I used Spotify’s API paired with my own web scraping code to download a user’s playlist meta-data and then used Spark to find relevant patterns.
Web Scraping
This is a multi-step process that starts with supplying the Spotify ID of the users you are interested in, and some limits on how much music meta-data to download. I start by downloading all users’ Playlists, from which I get information on every Song.
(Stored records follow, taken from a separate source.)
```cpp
static inline void wgrad_reduce_launch(const float* partial, float* dw, int splits, int KW, int M, int C, int w_layout,
                                       int accumulate, hipStream_t s, const float* scale = nullptr) {
  if (w_layout == ALVQ_W_IOK) {
    const int grid = ((M + 15) / 16) * ((C + 63) / 64);
    hipLaunchKernelGGL(wgrad_reduce_iok_kernel<16>, dim3(grid), dim3(256), 0, s, partial, dw, splits, KW, M, C, accumulate, scale);
    return;
  }
  const long total = (long)KW * M * C;
  int rgrid = (int)((total + 255) / 256);
  if (rgrid > 2048) rgrid = 2048;
  hipLaunchKernelGGL(wgrad_reduce_kernel, dim3(rgrid), dim3(256), 0, s, partial, dw, splits, KW, M, C, w_layout, accumulate, scale);
}

}
```

acoustic_locating_vq-vae_amd/csrc/wgrad_reduce_batch.hip:

```cpp
#include "alvq_common.h"
#include "wgrad_reduce.h"

namespace alvq {

constexpr int RB_MAX = 40;
struct ReduceBatch {
  alvq_reduce_desc d[RB_MAX];
  int blk0[RB_MAX];
  int nblk[RB_MAX];
  int n;
};

__global__ __launch_bounds__(256) void wgrad_reduce_batch_kernel(ReduceBatch b) {
  __shared__ float tile[3][16][65];
  int di = 0;
  for (int i = 1; i < b.n; ++i)
    if ((int)blockIdx.x >= b.blk0[i]) di = i;
  const alvq_reduce_desc& d = b.d[di];
  const int lb = blockIdx.x - b.blk0[di];
  const int acc = d.accumulate;
  if (d.w_layout == ALVQ_W_IOK && d.stride == (int64_t)d.KW * d.M * d.C)
    wgrad_reduce_iok_body<16>(tile, d.partial, d.dst, d.splits, d.KW, d.M, d.C, acc, d.scale, lb);
  else
    wgrad_reduce_body(d.partial, d.dst, d.splits, d.KW, d.M, d.C, d.w_layout, acc, d.scale, (long)d.stride, lb, b.nblk[di]);
}

}

using namespace alvq;

extern "C" int alvq_wgrad_reduce_batch(const alvq_reduce_desc* descs, int n, void* stream) {
  ALVQ_REQUIRE(descs && n > 0, ALVQ_EINVAL, "alvq_wgrad_reduce_batch: no descriptors");
  for (int i = 0; i < n; ++i) {
    const alvq_reduce_desc& s = descs[i];
    ALVQ_REQUIRE(s.partial && s.dst, ALVQ_EINVAL, "alvq_wgrad_reduce_batch: null pointer in descriptor %d", i);
    ALVQ_REQUIRE(s.splits >= 1 && s.splits <= 64 && s.M > 0 && s.C > 0 && (s.KW == 1 || s.KW == 3), ALVQ_EINVAL,
                 "alvq_wgrad_reduce_batch: bad dims in descriptor %d", i);
    ALVQ_REQUIRE(s.w_layout == ALVQ_W_OIK || s.w_layout == ALVQ_W_IOK, ALVQ_EINVAL, "alvq_wgrad_reduce_batch: w_layout in descriptor %d", i);
    ALVQ_REQUIRE(s.stride >= (int64_t)s.KW * s.M * s.C, ALVQ_EINVAL, "alvq_wgrad_reduce_batch: stride in descriptor %d", i);
  }
  for (int i0 = 0; i0 < n; i0 += RB_MAX) {
    ReduceBatch b{};
    b.n = n - i0 < RB_MAX ? n - i0 : RB_MAX;
    int blocks = 0;
    for (int i = 0; i < b.n; ++i) {
      const alvq_reduce_desc& s = descs[i0 + i];
      b.d[i] = s;
      const long total = (long)s.KW * s.M * s.C;
      int nb;
      if (s.w_layout == ALVQ_W_IOK && s.stride == total) nb = ((s.M + 15) / 16) * ((s.C + 63) / 64);
      else {
        nb = (int)((total + 255) / 256);
        if (nb > 2048) nb = 2048;
      }
      b.blk0[i] = blocks;
      b.nblk[i] = nb;
      blocks += nb;
    }
    hipLaunchKernelGGL(wgrad_reduce_batch_kernel, dim3(blocks), dim3(256), 0, (hipStream_t)stream, b);
    int rc = check_launch("alvq_wgrad_reduce_batch");
    if (rc) return rc;
  }
  return ALVQ_OK;
}
```

Before: 7454.

## Vectorize weight-gradient split reductions and prefetch VQ codebook indices

Adds float4 vectorized paths to the weight-gradient split reduction for OIK layouts (KW 3 and 1) and for the IOK tiled reduction, batching loads across several splits to increase memory-level parallelism. The IOK path also loads the old dw values before the reduction so the accumulate read overlaps it. In the VQ codebook gradient kernel, the flush loop is unrolled 8-way and the index loads for the next chunk are software-prefetched. Costs are higher register pressure and extra alignment-conditional code paths.

```diff
diff --git a/acoustic_locating_vq-vae_amd/csrc/vq.hip b/acoustic_locating_vq-vae_amd/csrc/vq.hip
--- a/acoustic_locating_vq-vae_amd/csrc/vq.hip
+++ b/acoustic_locating_vq-vae_amd/csrc/vq.hip
@@ -384,6 +384,13 @@
   auto flush = [&]() {
     if (!summer) return;
     int i = grp;
+    for (; i + 7 * G < nlist; i += 8 * G) {
+      vec_t a[8];
+#pragma unroll
+      for (int j = 0; j < 8; ++j) a[j] = *(const vec_t*)(x + (long)list[i + j * G] * D + ld * VEC);
+#pragma unroll
+      for (int j = 0; j < 8; ++j) acc += se * (ek - a[j]);
+    }
     for (; i + G < nlist; i += 2 * G) {
       const vec_t a = *(const vec_t*)(x + (long)list[i] * D + ld * VEC);
       const vec_t b = *(const vec_t*)(x + (long)list[i + G] * D + ld * VEC);
@@ -394,13 +401,23 @@
   };
   const long rbeg = (long)part * rows_per_part;
   const long rend = rbeg + rows_per_part < N ? rbeg + rows_per_part : N;
-  for (long base = rbeg; base < rend; base += VQL_CHUNK) {
-    int mine[4], cnt = 0;
+  auto load_idx = [&](long (&v)[4], long base) {
 #pragma unroll
     for (int j = 0; j < 4; ++j) {
       const long r = base + 4 * tid + j;
-      if (r < rend && idx[r] == k) mine[cnt++] = (int)r;
-    }
+      v[j] = r < rend ? idx[r] : -1L;
+    }
+  };
+  long cur[4], nxt[4];
+  load_idx(nxt, rbeg);
+  for (long base = rbeg; base < rend; base += VQL_CHUNK) {
+#pragma unroll
+    for (int j = 0; j < 4; ++j) cur[j] = nxt[j];
+    load_idx(nxt, base + VQL_CHUNK);
+    int mine[4], cnt = 0;
+#pragma unroll
+    for (int j = 0; j < 4; ++j)
+      if (cur[j] == k) mine[cnt++] = (int)(base + 4 * tid + j);
     int total;
     const int pos = nlist + block_scan_excl<false>(cnt, wave_tot, total);
     for (int j = 0; j < cnt; ++j) list[pos + j] = mine[j];
diff --git a/acoustic_locating_vq-vae_amd/csrc/wgrad_reduce.h b/acoustic_locating_vq-vae_amd/csrc/wgrad_reduce.h
--- a/acoustic_locating_vq-vae_amd/csrc/wgrad_reduce.h
+++ b/acoustic_locating_vq-vae_amd/csrc/wgrad_reduce.h
@@ -3,11 +3,83 @@
 
 namespace alvq {
 
+
+static inline int wgrad_reduce_vec_ok(const float* partial, const float* dw, int w_layout, int M, int C, long stride) {
+  return w_layout == ALVQ_W_OIK && ((long)M * C) % 4 == 0 && stride % 4 == 0 && ((uintptr_t)partial | (uintptr_t)dw) % 16 == 0;
+}
+static inline int wgrad_reduce_blocks(int KW, int M, int C, int vec) {
+  const long items = vec ? (long)M * C / 4 : (long)KW * M * C;
+  const long nb = (items + 255) / 256;
+  return nb > 2048 ? 2048 : (nb < 1 ? 1 : (int)nb);
+}
+
+template <int NK, int KW>
+static __device__ __forceinline__ void wgrad_reduce_add4(f32x4 (&s)[KW], const float* p, long stride, long plane) {
+  f32x4 v[NK][KW];
+#pragma unroll
+  for (int j = 0; j < NK; ++j)
+#pragma unroll
+    for (int t = 0; t < KW; ++t) v[j][t] = *(const f32x4*)(p + j * stride + t * plane);
+#pragma unroll
+  for (int j = 0; j < NK; ++j)
+#pragma unroll
+    for (int t = 0; t < KW; ++t) s[t] += v[j][t];
+}
+template <int KW>
+static __device__ __forceinline__ void wgrad_reduce_sum4(f32x4 (&s)[KW], const float* p, int splits, long stride, long plane) {
+#pragma unroll
+  for (int t = 0; t < KW; ++t) s[t] = f32x4{0.f, 0.f, 0.f, 0.f};
+  constexpr int NK = KW == 3 ? 4 : 8;
+  int k = 0;
+  for (; k + NK <= splits; k += NK) wgrad_reduce_add4<NK, KW>(s, p + (long)k * stride, stride, plane);
+  if (NK == 8 && k + 4 <= splits) {
+    wgrad_reduce_add4<4, KW>(s, p + (long)k * stride, stride, plane);
+    k += 4;
+  }
+  const float* pk = p + (long)k * stride;
+  switch (splits - k) {
+    case 3: wgrad_reduce_add4<3, KW>(s, pk, stride, plane); break;
+    case 2: wgrad_reduce_add4<2, KW>(s, pk, stride, plane); break;
+    case 1: wgrad_reduce_add4<1, KW>(s, pk, stride, plane); break;
+    default: break;
+  }
+}
+
 static __device__ __forceinline__ void wgrad_reduce_body(const float* partial, float* dw, int splits, int KW, int M, int C,
                                                          int w_layout, int accumulate, const float* scale, long stride, int bid,
-                                                         int nblk) {
+                                                         int nblk, int vec) {
   const long total = (long)KW * M * C;
   const float sc = scale ? *scale : 1.f;
+  if (vec && w_layout == ALVQ_W_OIK && KW == 3) {
+    const long pairs = (long)M * C, quads = pairs / 4;
+    for (long q = bid * 256L + threadIdx.x; q < quads; q += (long)nblk * 256) {
+      f32x4* o = (f32x4*)(dw + 12 * q);
+      f32x4 d0, d1, d2;
+      if (accumulate) { d0 = o[0]; d1 = o[1]; d2 = o[2]; }
+      f32x4 s[3];
+      wgrad_reduce_sum4<3>(s, partial + 4 * q, splits, stride, pairs);
+      if (scale) { s[0] *= sc; s[1] *= sc; s[2] *= sc; }
+      f32x4 r0 = {s[0][0], s[1][0], s[2][0], s[0][1]}, r1 = {s[1][1], s[2][1], s[0][2], s[1][2]},
+            r2 = {s[2][2], s[0][3], s[1][3], s[2][3]};
+      if (accumulate) { r0 += d0; r1 += d1; r2 += d2; }
+      o[0] = r0; o[1] = r1; o[2] = r2;
+    }
+    return;
+  }
+  if (vec && w_layout == ALVQ_W_OIK && KW == 1) {
+    const long quads = total / 4;
+    for (long q = bid * 256L + threadIdx.x; q < quads; q += (long)nblk * 256) {
+      f32x4* o = (f32x4*)(dw + 4 * q);
+      f32x4 d0;
+      if (accumulate) d0 = o[0];
+      f32x4 s[1];
+      wgrad_reduce_sum4<1>(s, partial + 4 * q, splits, stride, total);
+      if (scale) s[0] *= sc;
+      if (accumulate) s[0] += d0;
+      o[0] = s[0];
+    }
+    return;
+  }
   if (w_layout == ALVQ_W_OIK && KW == 3) {
     const long pairs = (long)M * C;
     for (long q = bid * 256L + threadIdx.x; q < pairs; q += (long)nblk * 256) {
@@ -61,8 +133,8 @@
   }
 }
 static __global__ void wgrad_reduce_kernel(const float* partial, float* dw, int splits, int KW, int M, int C, int w_layout,
-                                    int accumulate, const float* scale) {
-  wgrad_reduce_body(partial, dw, splits, KW, M, C, w_layout, accumulate, scale, (long)KW * M * C, blockIdx.x, gridDim.x);
+                                    int accumulate, const float* scale, int vec) {
+  wgrad_reduce_body(partial, dw, splits, KW, M, C, w_layout, accumulate, scale, (long)KW * M * C, blockIdx.x, gridDim.x, vec);
 }
 
 template <int RB>
@@ -74,6 +146,36 @@
   const int tx = threadIdx.x & 31, ty = threadIdx.x >> 5;
   const long plane = (long)M * C, total = (long)KW * plane;
   const bool pair = (C % 2 == 0);
+  const int run = RB * KW;
+  constexpr int NOUT = 64 * RB * 3 / 256;
+  float old[NOUT];
+  if (accumulate) {
+#pragma unroll
+    for (int i = 0; i < NOUT; ++i) {
+      const int e = threadIdx.x + 256 * i;
+      if (e >= 64 * run) break;
+      const int cc = e / run, j = e - cc * run, mr = j / KW;
+      if (c0 + cc < C && m0 + mr < M) old[i] = dw[((long)(c0 + cc) * M + m0) * KW + j];
+    }
+  }
+  if (C % 4 == 0 && (uintptr_t)partial % 16 == 0 && m0 + RB <= M && c0 + 64 <= C) {
+    static_assert(RB % 16 == 0, "16 tile rows per pass of 256 threads");
+    const int tx4 = threadIdx.x & 15, ty4 = threadIdx.x >> 4;
+#pragma unroll
+    for (int i = 0; i < RB / 16; ++i) {
+      const int row = ty4 + 16 * i;
+      const float* p = partial + (long)(m0 + row) * C + c0 + 4 * tx4;
+      f32x4 s[3];
+      if (KW == 3) wgrad_reduce_sum4<3>(s, p, splits, total, plane);
+      else wgrad_reduce_sum4<1>(*(f32x4(*)[1])&s, p, splits, total, plane);
+#pragma unroll
+      for (int t = 0; t < 3; ++t) {
+        if (t >= KW) break;
+#pragma unroll
+        for (int j = 0; j < 4; ++j) tile[t][row][4 * tx4 + j] = s[t][j];
+      }
+    }
+  } else {
   float s0[3][RI], s1[3][RI];
 #pragma unroll
   for (int t = 0; t < 3; ++t)
@@ -143,15 +245,18 @@
       tile[t][ty + 8 * i][2 * tx + 1] = s1[t][i];
     }
   }
+  }
   __syncthreads();
-  const int run = RB * KW;
-  for (int e = threadIdx.x; e < 64 * run; e += 256) {
+#pragma unroll
+  for (int i = 0; i < NOUT; ++i) {
+    const int e = threadIdx.x + 256 * i;
+    if (e >= 64 * run) break;
     const int cc = e / run, j = e - cc * run, mr = j / KW, tt = j - mr * KW;
     if (c0 + cc >= C || m0 + mr >= M) continue;
     const long o = ((long)(c0 + cc) * M + m0) * KW + j;
     float v = tile[KW - 1 - tt][mr][cc];
     if (scale) v *= *scale;
-    dw[o] = accumulate ? dw[o] + v : v;
+    dw[o] = accumulate ? old[i] + v : v;
   }
 }
 template <int RB>
@@ -168,10 +273,9 @@
     hipLaunchKernelGGL(wgrad_reduce_iok_kernel<16>, dim3(grid), dim3(256), 0, s, partial, dw, splits, KW, M, C, accumulate, scale);
     return;
   }
-  const long total = (long)KW * M * C;
-  int rgrid = (int)((total + 255) / 256);
-  if (rgrid > 2048) rgrid = 2048;
-  hipLaunchKernelGGL(wgrad_reduce_kernel, dim3(rgrid), dim3(256), 0, s, partial, dw, splits, KW, M, C, w_layout, accumulate, scale);
-}
-
-}
+  const int vec = wgrad_reduce_vec_ok(partial, dw, w_layout, M, C, (long)KW * M * C);
+  const int rgrid = wgrad_reduce_blocks(KW, M, C, vec);
+  hipLaunchKernelGGL(wgrad_reduce_kernel, dim3(rgrid), dim3(256), 0, s, partial, dw, splits, KW, M, C, w_layout, accumulate, scale, vec);
+}
+
+}
diff --git a/acoustic_locating_vq-vae_amd/csrc/wgrad_reduce_batch.hip b/acoustic_locating_vq-vae_amd/csrc/wgrad_reduce_batch.hip
--- a/acoustic_locating_vq-vae_amd/csrc/wgrad_reduce_batch.hip
+++ b/acoustic_locating_vq-vae_amd/csrc/wgrad_reduce_batch.hip
@@ -8,6 +8,7 @@
   alvq_reduce_desc d[RB_MAX];
   int blk0[RB_MAX];
   int nblk[RB_MAX];
+  unsigned char vec[RB_MAX];
   int n;
 };
 
@@ -22,7 +23,7 @@
   if (d.w_layout == ALVQ_W_IOK && d.stride == (int64_t)d.KW * d.M * d.C)
     wgrad_reduce_iok_body<16>(tile, d.partial, d.dst, d.splits, d.KW, d.M, d.C, acc, d.scale, lb);
   else
-    wgrad_reduce_body(d.partial, d.dst, d.splits, d.KW, d.M, d.C, d.w_layout, acc, d.scale, (long)d.stride, lb, b.nblk[di]);
+    wgrad_reduce_body(d.partial, d.dst, d.splits, d.KW, d.M, d.C, d.w_layout, acc, d.scale, (long)d.stride, lb, b.nblk[di], b.vec[di]);
 }
 
 }
@@ -50,8 +51,8 @@
       int nb;
       if (s.w_layout == ALVQ_W_IOK && s.stride == total) nb = ((s.M + 15) / 16) * ((s.C + 63) / 64);
       else {
-        nb = (int)((total + 255) / 256);
-        if (nb > 2048) nb = 2048;
+        b.vec[i] = (unsigned char)wgrad_reduce_vec_ok(s.partial, s.dst, s.w_layout, s.M, s.C, (long)s.stride);
+        nb = wgrad_reduce_blocks(s.KW, s.M, s.C, b.vec[i]);
       }
       b.blk0[i] = blocks;
       b.nblk[i] = nb;
```

New measurement: 7452. Within noise of the previous version (-0.0%).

I use that information to find each Album and Artist related to these Songs, as well as the Genres associated with Artists/Albums. I parse this information into my own DataObjects, while dealing with dropped API calls, Null Songs and Albums with only Null Songs.
With this information I write it all in a SQL format along with a custom manifest that details what information is within, how many Songs/Albums, and a calculated Hash that summarizes how I output the information so I can correctly read it. This results in a data Archive consisting of a particular set of Users’ data.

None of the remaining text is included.